La cultura dell’offerta
La cultura, nella sua fase liquido-moderna, è fatta per così dire a misura della libertà di scelta individuale (volutamente ricercata o subita come obbligo). È destinata a servire alle esigenze di questa libertà . A garantire che la scelta rimanga inevitabile: una necessità di vita e un dovere. E che la responsabilità , compagna inseparabile della libera scelta, rimanga là dove la condizione liquido-moderna le ha imposto di stare: a carico dell’individuo, ormai nominato amministratore unico della «politica della vita».
La cultura di oggi è fatta di offerte, non di norme. Come ha notato Pierre Bourdieu, la cultura vive di seduzione, non di regolamentazione; di pubbliche relazioni, non di controlli polizieschi; della creazione di nuovi bisogni/desideri/esigenze, non di coercizione. Questa nostra società è una società di consumatori e anche la cultura, come tutto il resto del mondo visto-e-vissuto dai consumatori, diventa un emporio di prodotti destinati al consumo, ciascuno dei quali si trova in concorrenza con gli altri per conquistare l’attenzione mutevole/vagante dei potenziali consumatori, nella speranza di riuscire ad attrarla e a trattenerla per poco più di un attimo fuggente.
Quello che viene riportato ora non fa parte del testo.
+int32_t swk_nhwc_conv3x3_winograd_bf16s_bias_relu_place(void *stream, const float *src, int32_t n, int32_t t, int32_t cin,
+                                                        const uint16_t *weight_s, const float *bias, int32_t cout, float *dst, int32_t dH,
+                                                        int32_t dW, int32_t dC, int32_t off_y, int32_t off_x, int32_t c_off)
+{
+    if (!src || !weight_s || !bias || !dst || n < 1 || t < 3 || cout < 4 || (cout & 3) || (dC & 3) || (c_off & 3) || off_y < 0 || off_x < 0 ||
+        off_y + t - 2 > dH || off_x + t - 2 > dW || c_off < 0 || c_off + cout > dC || (((uintptr_t)src | (uintptr_t)dst | (uintptr_t)weight_s) & 15))
+        return SWK_ERR_ARG;
+    using namespace swk;
+    hipStream_t s = (hipStream_t)stream;
+#define SWK_W3S_ARGS s, src, n, t, weight_s, bias, cout, dst, dH, dW, dC, off_y, off_x, c_off
+    if (cin == 16 && cout == 64) return launch_wino3x3_bf16s<2, 1>(SWK_W3S_ARGS);
+    if (cin == 32 && cout == 128) return launch_wino3x3_bf16s<4, 2>(SWK_W3S_ARGS);
+    if (cin == 48 && cout == 192) return launch_wino3x3_bf16s<6, 3>(SWK_W3S_ARGS);
+    if (cin == 64 && cout == 256) return launch_wino3x3_bf16s<8, 2>(SWK_W3S_ARGS);
+#undef SWK_W3S_ARGS
+    return SWK_ERR_ARG;
+}
+
+}
+#pragma GCC visibility pop
diff --git a/swiftwatcher_amd/segment_classification.py b/swiftwatcher_amd/segment_classification.py
--- a/swiftwatcher_amd/segment_classification.py
+++ b/swiftwatcher_amd/segment_classification.py
@@ -130,10 +130,12 @@
         self.own_kernels = os.environ.get("SWK_OWN_CNN_KERNELS", "1") == "1"
         self._head = None
         self.winograd = True
+        self.wino_split_bf16 = os.environ.get("SWK_WINO_SPLIT_BF16", "1") == "1"
         self.fuse_pool = os.environ.get("SWK_FUSE_POOL", "1") == "1"
         self._w1 = None
         self._wt3 = {}
         self._ww3 = {}
+        self._ws3 = {}
 
     def macs_per_segment(self):
         m = self.model
@@ -198,6 +200,61 @@
         self._buffers(batch)
         if self.ring_sum.is_cuda:
             self._aux_buffers(batch)
+            self._prepare_operands()
+
+    def _prepare_operands(self):
+        if not (self.own_kernels and self.ring_sum.is_cuda and self.memory_format == torch.channels_last):
+            return
+        self._conv1_operand()
+        for j, (kind, layer, tile, off, n, pad, crop) in enumerate(self.plan):
+            if kind == "fire":
+                self._w3_operand(j, layer.expand3x3)
+        self._head_operand()
+
+    def _conv1_operand(self):
+        if self._w1 is None:
+            self._w1 = self.model.features[0].weight.detach().contiguous(memory_format=torch.contiguous_format).clone()
+        return self._w1
+
+    def _head_operand(self):
+        if self._head is None:
+            head = self.model.classifier[1]
+            self._head = (head.weight.detach().reshape(head.out_channels, -1).contiguous(), head.bias.detach().contiguous(),
+                          self.ring_sum.reshape(-1).contiguous())
+        return self._head
+
+    def _w3_kind(self, conv):
+        cin, cout = conv.in_channels, conv.out_channels
+        if self.winograd and cout == 4 * cin and cin in (16, 32, 48, 64):
+            return "bf16s" if self.wino_split_bf16 and cin != 16 else "f32"
+        return "direct"
+
+    def _w3_operand(self, j, conv, kind=None):
+        from . import _lib
+        kind = kind or self._w3_kind(conv)
+        cache = {"bf16s": self._ws3, "f32": self._ww3, "direct": self._wt3}[kind]
+        w = cache.get(j)
+        if w is not None:
+            return w
+        cin, cout = conv.in_channels, conv.out_channels
+        dev = conv.weight.device
+        if kind == "direct":
+            w = conv.weight.detach().permute(2, 3, 1, 0).contiguous(memory_format=torch.contiguous_format)
+        else:
+            lib = _lib.load()
+            wc = conv.weight.detach().to("cpu", torch.float32).contiguous()
+            ncol = 32 * (-(-cout // 32))
+            if kind == "bf16s":
+                out = torch.empty(3 * 16 * cin * ncol, dtype=torch.int16)
+                if lib.swk_winograd_f2x2_3x3_weights_bf16s(wc.data_ptr(), cout, cin, out.data_ptr()):
+                    raise RuntimeError("swk_winograd_f2x2_3x3_weights_bf16s failed")
+            else:
+                out = torch.empty(16 * cin * ncol, dtype=torch.float32)
+                if lib.swk_winograd_f2x2_3x3_weights(wc.data_ptr(), cout, cin, out.data_ptr()):
+                    raise RuntimeError("swk_winograd_f2x2_3x3_weights failed")
+            w = out.to(dev)
+        cache[j] = w
+        return w
 
     @torch.no_grad()
     def __call__(self, tiles, row0=0):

La strategia «giusta» (l’unica ragionevole?) è quella di abbandonare gli standard troppo rigidi, compiacersi nel non fare distinzioni, accontentare tutti i gusti senza privilegiarne uno, promuovere la saltuarietà e la «flessibilità » (nome politicamente corretto per indicare l’assenza di spina dorsale) ed esaltare l’instabilità e l’incoerenza; fare i pignoli, mostrarsi sorpresi e stringere i denti è vivamente sconsigliato. La redattrice di un settimanale di «tendenza» ha raccomandato una trasmissione della notte di San Silvestro del 2007 per la sua «vasta scelta di musica, in grado di soddisfare l’appetito di ognuno». «Il suo pregio», ha spiegato, «è la sua attrattiva universale, che consente di entrare e uscire a piacimento dal programma». Una qualità senza dubbio encomiabile e attraente in una società in cui le reti sostituiscono le strutture, e all’attività di «fissare» e «definire» è subentrato il gioco dell’attaccarsi e staccarsi, una serie di connessioni e disconnessioni senza fine.
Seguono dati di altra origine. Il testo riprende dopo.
# HanielUlises/GCN-GrabCut

Measured on AMD Instinct MI355X. Metric: images/sec end-to-end mask (DUTS-shape batch), higher is better.
Workload: dtype f32

## Files before the change

### gcn-grabcut_amd/csrc/ggc_ccl.h

```cpp
#pragma once
#include <hip/hip_runtime.h>
#include <cstdint>

namespace ggc {

__device__ __forceinline__ int ccl_find(const int32_t* parent, int i) {
    int p = __hip_atomic_load(&parent[i], __ATOMIC_RELAXED, __HIP_MEMORY_SCOPE_AGENT);
    while (p != i) { i = p; p = __hip_atomic_load(&parent[i], __ATOMIC_RELAXED, __HIP_MEMORY_SCOPE_AGENT); }
    return i;
}
__device__ __forceinline__ void ccl_union(int32_t* parent, int a, int b) {
    for (;;) {
        a = ccl_find(parent, a); b = ccl_find(parent, b);
        if (a == b) return;
        if (a < b) { const int t = a; a = b; b = t; }
        const int old = atomicMin(&parent[a], b);
        if (old == a) return;
        a = old;
    }
}

__host__ __device__ inline int ccl_run_start_lane(unsigned long long starts, int lane) {
    const unsigned long long below = starts & ((2ull << lane) - 1ull);
#if defined(__HIP_DEVICE_COMPILE__)
    return 63 - __clzll((long long)below);
#else
    return 63 - __builtin_clzll(below);
#endif
}
__host__ __device__ inline int ccl_run_length(unsigned long long starts, unsigned long long vmask, int lane) {
    const unsigned long long stop = (starts | ~vmask) >> lane >> 1;
#if defined(__HIP_DEVICE_COMPILE__)
    return stop ? __ffsll((long long)stop) : 64 - lane;
#else
    return stop ? __builtin_ffsll((long long)stop) : 64 - lane;
#endif
}

__device__ __forceinline__ int ccl_run_first(bool on, bool same_left, int p) {
    const int lane = threadIdx.x & 63;
    const unsigned long long starts = __ballot(on && (!same_left || lane == 0));
    return p - (lane - ccl_run_start_lane(starts, lane));
}

template <int CONN, class Joined>
__device__ __forceinline__ void ccl_merge_pixel(int32_t* par, int p, int x, bool has_up, int W, size_t flat, Joined joined) {
    static_assert(CONN == 4 || CONN == 8, "4 or 8 neighbours");
    const bool left = x > 0 && joined(p - 1);
    if (left && (flat & 63) == 0) ccl_union(par, p, p - 1);
    if (!has_up) return;
    if constexpr (CONN == 4) {
        if (joined(p - W) && !(left && joined(p - W - 1))) ccl_union(par, p, p - W);
    } else {
        const bool up = joined(p - W);
        const bool ul = x > 0 && joined(p - W - 1), ur = x + 1 < W && joined(p - W + 1);
        if (left) {
            if (ur && !up) ccl_union(par, p, p - W + 1);
        } else if (up) {
            ccl_union(par, p, p - W);
        } else {
            if (ul) ccl_union(par, p, p - W - 1);
            if (ur) ccl_union(par, p, p - W + 1);
        }
    }
}

__device__ __forceinline__ int ccl_compress(int32_t* par, int p) { const int r = ccl_find(par, p); par[p] = r; return r; }
__device__ __forceinline__ void ccl_count_runs(bool valid, bool same_left, unsigned long long vmask, int32_t* counts, size_t cell) {
    const int lane = threadIdx.x & 63;
    const unsigned long long starts = __ballot(valid && (!same_left || lane == 0));
    if (valid && ((starts >> lane) & 1ull)) atomicAdd(&counts[cell], ccl_run_length(starts, vmask, lane));
}

__host__ __device__ inline unsigned long long ccl_best_key(int area, int root) {
    return ((unsigned long long)(unsigned)area << 32) | (unsigned long long)(0xFFFFFFFFu - (unsigned)root);
}
__host__ __device__ inline int ccl_best_root(unsigned long long key) { return (int)(0xFFFFFFFFu - (unsigned)(key & 0xFFFFFFFFull)); }

}
```

### gcn-grabcut_amd/csrc/ggc_context.hip

```cpp
#include "ggc_internal.h"
#include <algorithm>
#include <cstdarg>
#include <cstdlib>
#include <mutex>

static thread_local std::string g_create_err;

namespace ggc {

const Knobs& knobs() {
    static const Knobs k = [] {
        auto num = [](const char* name, int dflt, int lo) { const char* e = std::getenv(name); return e ? std::max(lo, std::atoi(e)) : dflt; };
        Knobs k;
        k.mf_trace = std::getenv("GGC_MF_TRACE") != nullptr;
        k.mf_warm = num("GGC_MF_WARM", 1, 0);
        k.mf_async_push_active = num("GGC_MF_ASYNC_PUSH_ACTIVE", 10000, 0);
        k.mf_async_tile = num("GGC_MF_ASYNC_TILE", 8, 8);
        k.mf_async_hops = num("GGC_MF_ASYNC_HOPS", 24, 1);
        k.mf_async_sweeps = num("GGC_MF_ASYNC_SWEEPS", 12, 1);
        k.mf_dense_launches = num("GGC_MF_DENSE_LAUNCHES", 12, 1);
        k.mf_dense_launches0 = num("GGC_MF_DENSE_LAUNCHES0", 8, 1);
        k.mf_dense_sweeps = num("GGC_MF_DENSE_SWEEPS", 8, 1);
        k.mf_relax_dense = num("GGC_MF_RELAX_DENSE", 3, 1);
        k.mf_partial_rounds = std::min(64, num("GGC_MF_PARTIAL_ROUNDS", 3, 0));
        k.agg_direct = num("GGC_AGG_DIRECT", 0, 0);
        k.slic_seq_connectivity = num("GGC_SLIC_SEQ_CONNECTIVITY", 0, 0);
        k.matte_eval_levels = num("GGC_MATTE_EVAL_LEVELS", 0, 0);
        if (k.matte_eval_levels > 10 || (k.matte_eval_levels && 10 % k.matte_eval_levels != 0)) k.matte_eval_levels = 0;
        k.graph_onchip = num("GGC_GRAPH_ONCHIP", 1, 0);
        k.graph_bands = num("GGC_GRAPH_BANDS", 0, 0);
        if (k.graph_bands > 8) k.graph_bands = 0;
        k.wand_seeds_per_pass = num("GGC_WAND_SEEDS_PER_PASS", 0, 0);
        if (k.wand_seeds_per_pass > 4096) k.wand_seeds_per_pass = 0;
        return k;
    }();
    return k;
}

int set_err(ggc_ctx* ctx, int code, const char* fmt, ...) {
    char buf[1024];
    va_list ap;
    va_start(ap, fmt);
    vsnprintf(buf, sizeof(buf), fmt, ap);
    va_end(ap);
    if (ctx) ctx->err = buf; else g_create_err = buf;
    return code;
}

void* scratch(ggc_ctx* ctx, int slot, size_t bytes) {
    Buf& b = ctx->slots[slot];
    if (bytes == 0) bytes = 16;
    if (b.bytes >= bytes) return b.p;
    if (b.p) {
        if (hipFree(b.p) != hipSuccess) { set_err(ctx, GGC_E_DEVICE, "hipFree failed"); return nullptr; }
        b.p = nullptr; b.bytes = 0;
    }
    size_t want = bytes + bytes / 4;
    want = (want + 255) & ~size_t(255);
    void* p = nullptr;
    if (hipMalloc(&p, want) != hipSuccess) {
        set_err(ctx, GGC_E_OOM, "hipMalloc(%zu) failed for scratch slot %d", want, slot);
        return nullptr;
    }
    b.p = p; b.bytes = want;
    return p;
}

int read_i32(ggc_ctx* ctx, hipStream_t st, const int32_t* dev, int n, std::vector<int32_t>& host) {
    host.resize(n);
    if (ctx->h_pinned && n <= ggc_ctx::H_PINNED_INTS) {
        GGC_HIP(ctx, hipMemcpyAsync(ctx->h_pinned, dev, sizeof(int32_t) * n, hipMemcpyDeviceToHost, st));
        GGC_HIP(ctx, hipStreamSynchronize(st));
        std::copy(ctx->h_pinned, ctx->h_pinned + n, host.begin());
        return GGC_OK;
    }
    GGC_HIP(ctx, hipMemcpyAsync(host.data(), dev, sizeof(int32_t) * n, hipMemcpyDeviceToHost, st));
    GGC_HIP(ctx, hipStreamSynchronize(st));
    return GGC_OK;
}

int check_offsets(ggc_ctx* ctx, const int32_t* off, int n, const char* name, const char* unit, int min_step) {
    GGC_REQUIRE(ctx, off[0] == 0, GGC_E_INVALID_ARG, "%s[0] = %d, expected 0", name, off[0]);
    for (int i = 0; i < n; ++i)
        GGC_REQUIRE(ctx, (int64_t)off[i + 1] - off[i] >= min_step, GGC_E_INVALID_ARG,
                    "%s decreases at %s %d, or steps by less than %d (%d -> %d)", name, unit, i, min_step, off[i], off[i + 1]);
    return GGC_OK;
}

int read_offsets(ggc_ctx* ctx, hipStream_t st, const int32_t* dev, int n, const char* name, const char* unit, int min_step,
                 std::vector<int32_t>& host) {
    const int rc = read_i32(ctx, st, dev, n + 1, host);
    return rc ? rc : check_offsets(ctx, host.data(), n, name, unit, min_step);
}

}

extern "C" {

int ggc_version(void) { return GGC_VERSION; }

int ggc_ctx_create(int device_id, ggc_ctx** out) {
    if (!out) return ggc::set_err(nullptr, GGC_E_INVALID_ARG, "out is NULL");
    *out = nullptr;
    int n = 0;
    hipError_t e = hipGetDeviceCount(&n);
    if (e != hipSuccess || n <= 0)
        return ggc::set_err(nullptr, GGC_E_DEVICE, "no HIP device available (%s)",
                            e == hipSuccess ? "count=0" : hipGetErrorString(e));
    if (device_id < 0 || device_id >= n)
// ... 78 lines not shown
```

### gcn-grabcut_amd/csrc/ggc_internal.h

```cpp
#pragma once
#include <hip/hip_runtime.h>
#include <cstdint>
#include <cstdio>
#include <atomic>
#include <cstring>
#include <map>
#include <string>
#include <type_traits>
#include <vector>
#include "../../include/ggc.h"
#include "../../include/ggc_fmath.h"

namespace ggc {

constexpr int WAVE = 64;

enum Slot : int {
    S_CSR_ROWPTR = 0, S_CSR_COL, S_CSR_EID, S_CSR_CURSOR, S_CSR_SCAN, S_DIS, S_BATCH, S_AGG_PACK,
    S_STATES, S_GATE, S_XW, S_AGG, S_SCORE, S_GVEC, S_HJK,
    S_PRE_A, S_PRE_B, S_PRE_C, S_PRE_D,
    S_SLIC_IMG, S_SLIC_TMP, S_SLIC_CENTERS, S_SLIC_DIST, S_SLIC_LABELS, S_SLIC_AUX,
    S_SLIC_AUX2, S_SLIC_AUX3, S_SLIC_AUX4, S_SLIC_MINMAX,
    S_G_STATS, S_G_FEAT, S_G_PAIRS, S_G_PAIRCNT, S_G_NL, S_G_LISTS, S_G_EDGE_DST,
    S_G_EDGE_ATTR, S_G_PTR, S_G_PRIOR, S_G_AUX, S_G_AUX2, S_G_AUX3, S_G_X,
// ... 1 lines not shown
    S_GC_A, S_GC_B, S_GC_C, S_GC_D, S_GC_E, S_GC_F, S_GC_G, S_GC_H, S_GC_I, S_GC_J,
    S_GC_K, S_GC_L, S_GC_M,
    S_CC_A, S_CC_B, S_CC_C,
    S_MISC_A, S_MISC_B,
    S_CLICK,
    S_MATTE, S_MATTE_MEAN, S_CFMATTE,
    S_FOREGROUND, S_FOREGROUND_VEC,
    S_MATTE_EVAL,
    S_FULLCUT,
    S_GEODESIC,
    S_STROKES,
    S_POLYGONS,
    S_SCISSORS,
    S_OUTLINE, S_OUTLINE_LIST,
    S_DIST, S_DIST_TMP,
    S_WAND,
    S_COUNT
};

struct Buf {
    void*  p = nullptr;
    size_t bytes = 0;
};

struct WeightSet {
    int D = 0;
    int Dt = 0;
    int n_layers = 0;
    int Q = 0, C = 0;
    int heads = 0;
    std::map<std::string, std::vector<float>> host;
    std::map<std::string, Buf> dev;
    bool dev_ok = false;
};

struct GraphState {
    int B = 0, H = 0, W = 0;
    int64_t n_total = 0, e_total = 0;
    std::vector<int64_t> node_ptr, edge_ptr;
    std::vector<int64_t> pair_ptr;
    int64_t max_pairs = 0;
    int n_max = 0;
    const int32_t* n_nodes_dev = nullptr;
    bool valid = false;
};

}

namespace ggc {
struct ProfRec { const char* name; hipEvent_t a, b; };
}

struct ggc_ctx {
    int device = 0;
    std::string err;
    int prof_on = 0;
    double prof_overhead_ms = 0.0;
    std::vector<ggc::ProfRec> prof;
    std::vector<hipEvent_t> prof_pool;
    ggc::Buf slots[ggc::S_COUNT];
    ggc::WeightSet resgcn, gcnnet, gat;
    ggc::GraphState graph;
    int n_cu = 256;
    float prior_two_ce2 = (float)(2 * 0.45 * 0.45), prior_two_cs2 = (float)(2 * 0.40 * 0.40);
    int32_t* h_pinned = nullptr;
    static constexpr int H_PINNED_INTS = 4096;
};

namespace ggc {

struct Knobs {
    int mf_trace;
    int mf_warm;
    int mf_async_push_active;
    int mf_async_tile;
    int mf_async_hops;
    int mf_async_sweeps;
    int mf_dense_launches0, mf_dense_launches;
    int mf_dense_sweeps;
    int mf_relax_dense;
    int mf_partial_rounds;
    int agg_direct;
    int slic_seq_connectivity;
    int matte_eval_levels;
    int graph_onchip;
    int graph_bands;
    int wand_seeds_per_pass;
};
const Knobs& knobs();

int set_err(ggc_ctx* ctx, int code, const char* fmt, ...);
int read_i32(ggc_ctx* ctx, hipStream_t st, const int32_t* dev, int n, std::vector<int32_t>& host);
int read_offsets(ggc_ctx* ctx, hipStream_t st, const int32_t* dev, int n, const char* name, const char* unit, int min_step,
                 std::vector<int32_t>& host);
int check_offsets(ggc_ctx* ctx, const int32_t* off, int n, const char* name, const char* unit, int min_step);
void* scratch(ggc_ctx* ctx, int slot, size_t bytes);
int build_csr(ggc_ctx* ctx, hipStream_t st, int N, int E, const int32_t* src, const int32_t* dst,
              int32_t* row_ptr, int32_t* col, int32_t* eid, int32_t* cursor, float* dis);

#define GGC_HIP(ctx, expr)                                                          \
    do {                                                                            \
        hipError_t _e = (expr);                                                     \
        if (_e != hipSuccess)                                                       \
            return ggc::set_err((ctx), GGC_E_DEVICE, "%s failed: %s (%s:%d)", #expr, \
                                hipGetErrorString(_e), __FILE__, __LINE__);          \
    } while (0)
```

La fase attuale della progressiva trasformazione dell’idea di «cultura» dalla sua forma originaria, d’ispirazione illuministica, alla sua reincarnazione liquido-moderna è stimolata e gestita dalle stesse forze che promuovono l’emancipazione dei mercati dai residui vincoli di natura non-economica: sociale, politica ed etica e così via. Per conquistarsi l’emancipazione l’economia liquido-moderna focalizzata sul consumatore fa leva sull’eccesso delle offerte, sul loro invecchiamento sempre più rapido e sul pronto dissolversi del loro potere di seduzione – il che, detto per inciso, fa di essa un’economia della prodigalità e dello spreco. Poiché non c’è modo di sapere in anticipo quale delle offerte risulterà abbastanza allettante da stimolare il desiderio di consumo, l’unico modo per verificarlo richiede tentativi ed errori costosi. La continua produzione di nuove offerte e il volume in ascesa costante di beni offerti sono necessari anche per mantenere elevata la velocità di circolazione dei beni, per rinfrescare costantemente il desiderio di sostituirli con beni «nuovi e migliorati» e per evitare che l’insoddisfazione dei consumatori su singoli prodotti si rapprenda in una disaffezione generale verso lo stile di vita consumistico in quanto tale.
Se il mondo popolato di consumatori somiglia ormai a uno di quei grandi magazzini in cui si vende «tutto ciò che ti occorre e che riesci a sognare», la cultura si sta trasformando in uno dei suoi reparti. Anche qui, come in altri reparti, gli scaffali sono stracolmi di merci e vengono riforniti quotidianamente, e le casse sono adornate dalla pubblicità delle nuove offerte, destinata a sparire ben presto con le attrattive che promuove. Sia le merci che i messaggi pubblicitari sono pensati per suscitare voglie e innescare desideri (per avere «il massimo impatto e un’obsolescenza istantanea», per citare la nota espressione di George Steiner). I commercianti e i pubblicitari che le promuovono confidano nel connubio tra il potere seduttivo delle offerte e i radicati istinti dei loro potenziali clienti a «essere un gradino sopra agli altri» e ad «avere una marcia in più».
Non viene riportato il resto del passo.